Posted by Belle (Member # 2314) on :
 
My husband's opinion of them (on-demand water heaters) was not very positive. This stems from customers being unhappy with the heat of the water...at least two people had him come back out and remove the systems and put a conventional sysem back in.

However...let me add the caveat that my husband no longer owns a plumbing company and the ones he installed were shortly after they came out. He hasn't installed a system for years now, so there is every likelihood that they are better now. I would try and talk to someone I know that has one and see how happy they are with it.
 
Posted by Magson (Member # 2300) on :
 
The one I grew up with had a thermostat. We set it high enough that you could run 2 showers simultaneously. Neither was "hot" but both were "sufficiently warm."

The one my dad has in Minnesota now is fine for 1 shower, but to fill the tub you only need the hot water knob. . . .
 
Posted by andi330 (Member # 8572) on :
 
Have you thought about a tankless? They're supposed to be much more energy efficient as they only heat the water you use. I've also heard that there may be tax credits involved if you purchase one. Though I don't know the details on that if it's true.
 
Posted by andi330 (Member # 8572) on :
 
Wow.

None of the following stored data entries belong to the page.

## Files before the change

repaq_amd/csrc/enc/chunk_flags_overlap.h:

```cpp
#pragma once
struct Layout {
    uint32_t off_readlens, off_n1lens, off_n2lens, off_stlens, off_lanes, off_tiles, off_x, off_y, off_n1, off_n2, off_st, off_seq, off_qual, off_ov, off_npos;
    uint32_t total, msize, seq_size, qual_size, npos_size, n1_size, n2_size, st_size, x_size, y_size, n_reads, flags;
};
__device__ __forceinline__ uint32_t name2_len_of(const Text& T, const ReadTab& R, uint32_t g) { return line_len(T, g, 0) - R.name2_off[g]; }

#define CF_ALL 0x3FFu
__global__ void k_chunk_flags_a(Text T, ReadTab R, ChunkTab C, const DevHeader* __restrict__ D, int is_pe, uint32_t* __restrict__ cbits, uint32_t* __restrict__ cfail) {
    __shared__ uint8_t s_names[4 * 65 * NAME_STRIDE];
    const uint32_t c = blockIdx.y, f = C.first[c], e = C.first[c + 1];
    const int l = lane_id(), w = wave_id(); const uint32_t wpb = blockDim.x >> 6;
    uint8_t* rows = s_names + (size_t)w * 65 * NAME_STRIDE;
    const bool can0 = is_pe && D->support_interleaved; const uint32_t dpos = D->name2_diff_pos, dch = D->name2_diff_char;
    const uint32_t nl0 = line_len(T, f, 0); const uint8_t* nm0g = line_ptr(T, f, 0);
    const uint32_t n1l0 = R.name1_len[f], n2o0 = R.name2_off[f], n2l0 = nl0 - n2o0, len0 = R.len[f], stl0 = line_len(T, f, 2);
    const uint8_t* st0 = line_ptr(T, f, 2); const uint8_t lane0 = R.lane[f]; const uint16_t tile0 = R.tile[f];
    { const uint32_t take = nl0 < NAME_CAP ? nl0 : NAME_CAP; for (uint32_t i = (uint32_t)l; i < take; i += 64) rows[64 * NAME_STRIDE + i] = nm0g[i]; }
    const uint8_t* nm0 = nl0 <= NAME_CAP ? rows + 64 * NAME_STRIDE : nm0g;
    uint32_t bits = CF_ALL, fail = 0xFFFFFFFFu;
    for (uint32_t gb = f + (blockIdx.x * wpb + (uint32_t)w) * 64u; gb < e; gb += gridDim.x * wpb * 64u) {
        const uint32_t g = gb + (uint32_t)l; const bool v = g < e;
        uint32_t nb = 0, nl = 0, stb = 0, stl = 0; int s = 0;
        if (v) { uint32_t r; read_loc(T, g, s, r); const uint32_t* p = t_lo(T, s) + 4 * (size_t)r; nb = p[0]; nl = p[1] - 1 - nb; stb = p[2]; stl = p[3] - 1 - stb; }
        wave_lds_sync();
// ... 314 lines not shown
__global__ void __launch_bounds__(256) k_chunk_prefix(Text T, ReadTab R, ChunkTab C, const DevHeader* __restrict__ D, const int16_t* __restrict__ ovraw,
        int8_t* __restrict__ ovb) {
    const uint32_t c = blockIdx.x, f = C.first[c], e = C.first[c + 1], tid = threadIdx.x;
    const bool enc = C.il[c] != 0 && (D->flags & H_PE_OVERLAP); const int shift = D->overlap_shift;
    const uint32_t fl = C.flags[c];
    const bool pieces = !(fl & C_NAME1_SAME) || ((D->flags & H_NAME2) && !(fl & C_NAME2_SAME)) || !(fl & C_STRAND_SAME);
    U4 carry; carry.a = carry.b = carry.c = carry.d = 0;
    for (uint32_t base = f; base < e; base += 1024u) {
        U4 v[4]; U4 acc; acc.a = acc.b = acc.c = acc.d = 0;
#pragma unroll
        for (int i = 0; i < 4; i++) {
            const uint32_t g = base + 4u * tid + (uint32_t)i; v[i].a = v[i].b = v[i].c = v[i].d = 0;
            if (g < e) {
                uint32_t st = R.len[g];
                if (enc && ((g - f) & 1u)) {
                    int ov = ovraw[g >> 1];
                    if (ov + shift > 127) ov = 0;
                    if (ov + shift < -127) ov = 0;
                    ovb[g >> 1] = (int8_t)(ov + shift); st -= (uint32_t)(ov < 0 ? -ov : ov); R.stored[g] = st;
                }
                if (pieces) { int s_; uint32_t r_; read_loc(T, g, s_, r_); const uint4 lo4 = *(const uint4*)(t_lo(T, s_) + 4 * (size_t)r_);
                        v[i].a = R.name1_len[g]; v[i].b = (lo4.y - 1u - lo4.x) - R.name2_off[g]; v[i].c = lo4.w - 1u - lo4.z; }
                v[i].d = st;
                acc = acc + v[i];
            }
        }
        U4 tot; U4 run = carry + block_excl_sum<U4>(acc, &tot);
#pragma unroll
        for (int i = 0; i < 4; i++) { const uint32_t g = base + 4u * tid + (uint32_t)i; if (g < e) { if (pieces) R.pv[g] = run; R.sd[g] = run.d; run = run + v[i]; } }
        carry = carry + tot;
    }
    if (tid == 0) { C.ptot[c] = carry; C.sbase[c] = C.qbase[c]; }
}
__global__ void k_chunk_ptot(ReadTab R, ChunkTab C, uint32_t n_chunks) {
    const uint32_t c = blockIdx.x * blockDim.x + threadIdx.x;
    if (c < n_chunks) C.ptot[c] = R.pv[C.first[c + 1]] - R.pv[C.first[c]];
}
```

I should totally read the whole thread before posting.
 
Posted by BlueWizard (Member # 9389) on :
 
The tankless on-demand hot water heaters are very efficient, but the cost twice as much money to purchase. You need to consider how many years it is going to take to pay for that extra cost.

How well they work and how much money they save is based on how high they have to raise the water over the water's normal ambient temperature. For example, if the water out of the tap is 75dF and you want to raise it to 120dF, that means you are trying to raise the water temperature 45dF.

To accomplish that, the flow rate slows down. The higher the temperature differential, the slower the flow has to be for the water heater to keep up.

A normal water heater, is also rated in flow capacity. 40 gal or 50 gal is not the tank capacity, but the flow rate.

The minute you start pulling hot water out, cold water starts flowing in, and that dilutes the temperature. Then the heating element kicks on and tries to heat the water faster than the cold water is cooling it off. It can do this but not indefinitely. Eventually the cold water wins, and the working temperature of the hot water is lost.

A 50 gal heater can sustain the hot water longer for a give flow rate. The drawback is, that it is keeping a lot of water hot that is never getting used. You use minutes of hot water per day, but the 'tank' type water heater, keep the water hot 24 hrs a day. That's not that efficient.

So, for either type, you need to consider how hot the water is going to be, how high you must raise the temperature above ambient, and how fast and how long you intend to draw on the hot water.

For most houses, a 40 gal or 50 gal is enough. If you have a small house, and live alone, you might get buy with a 30 gal.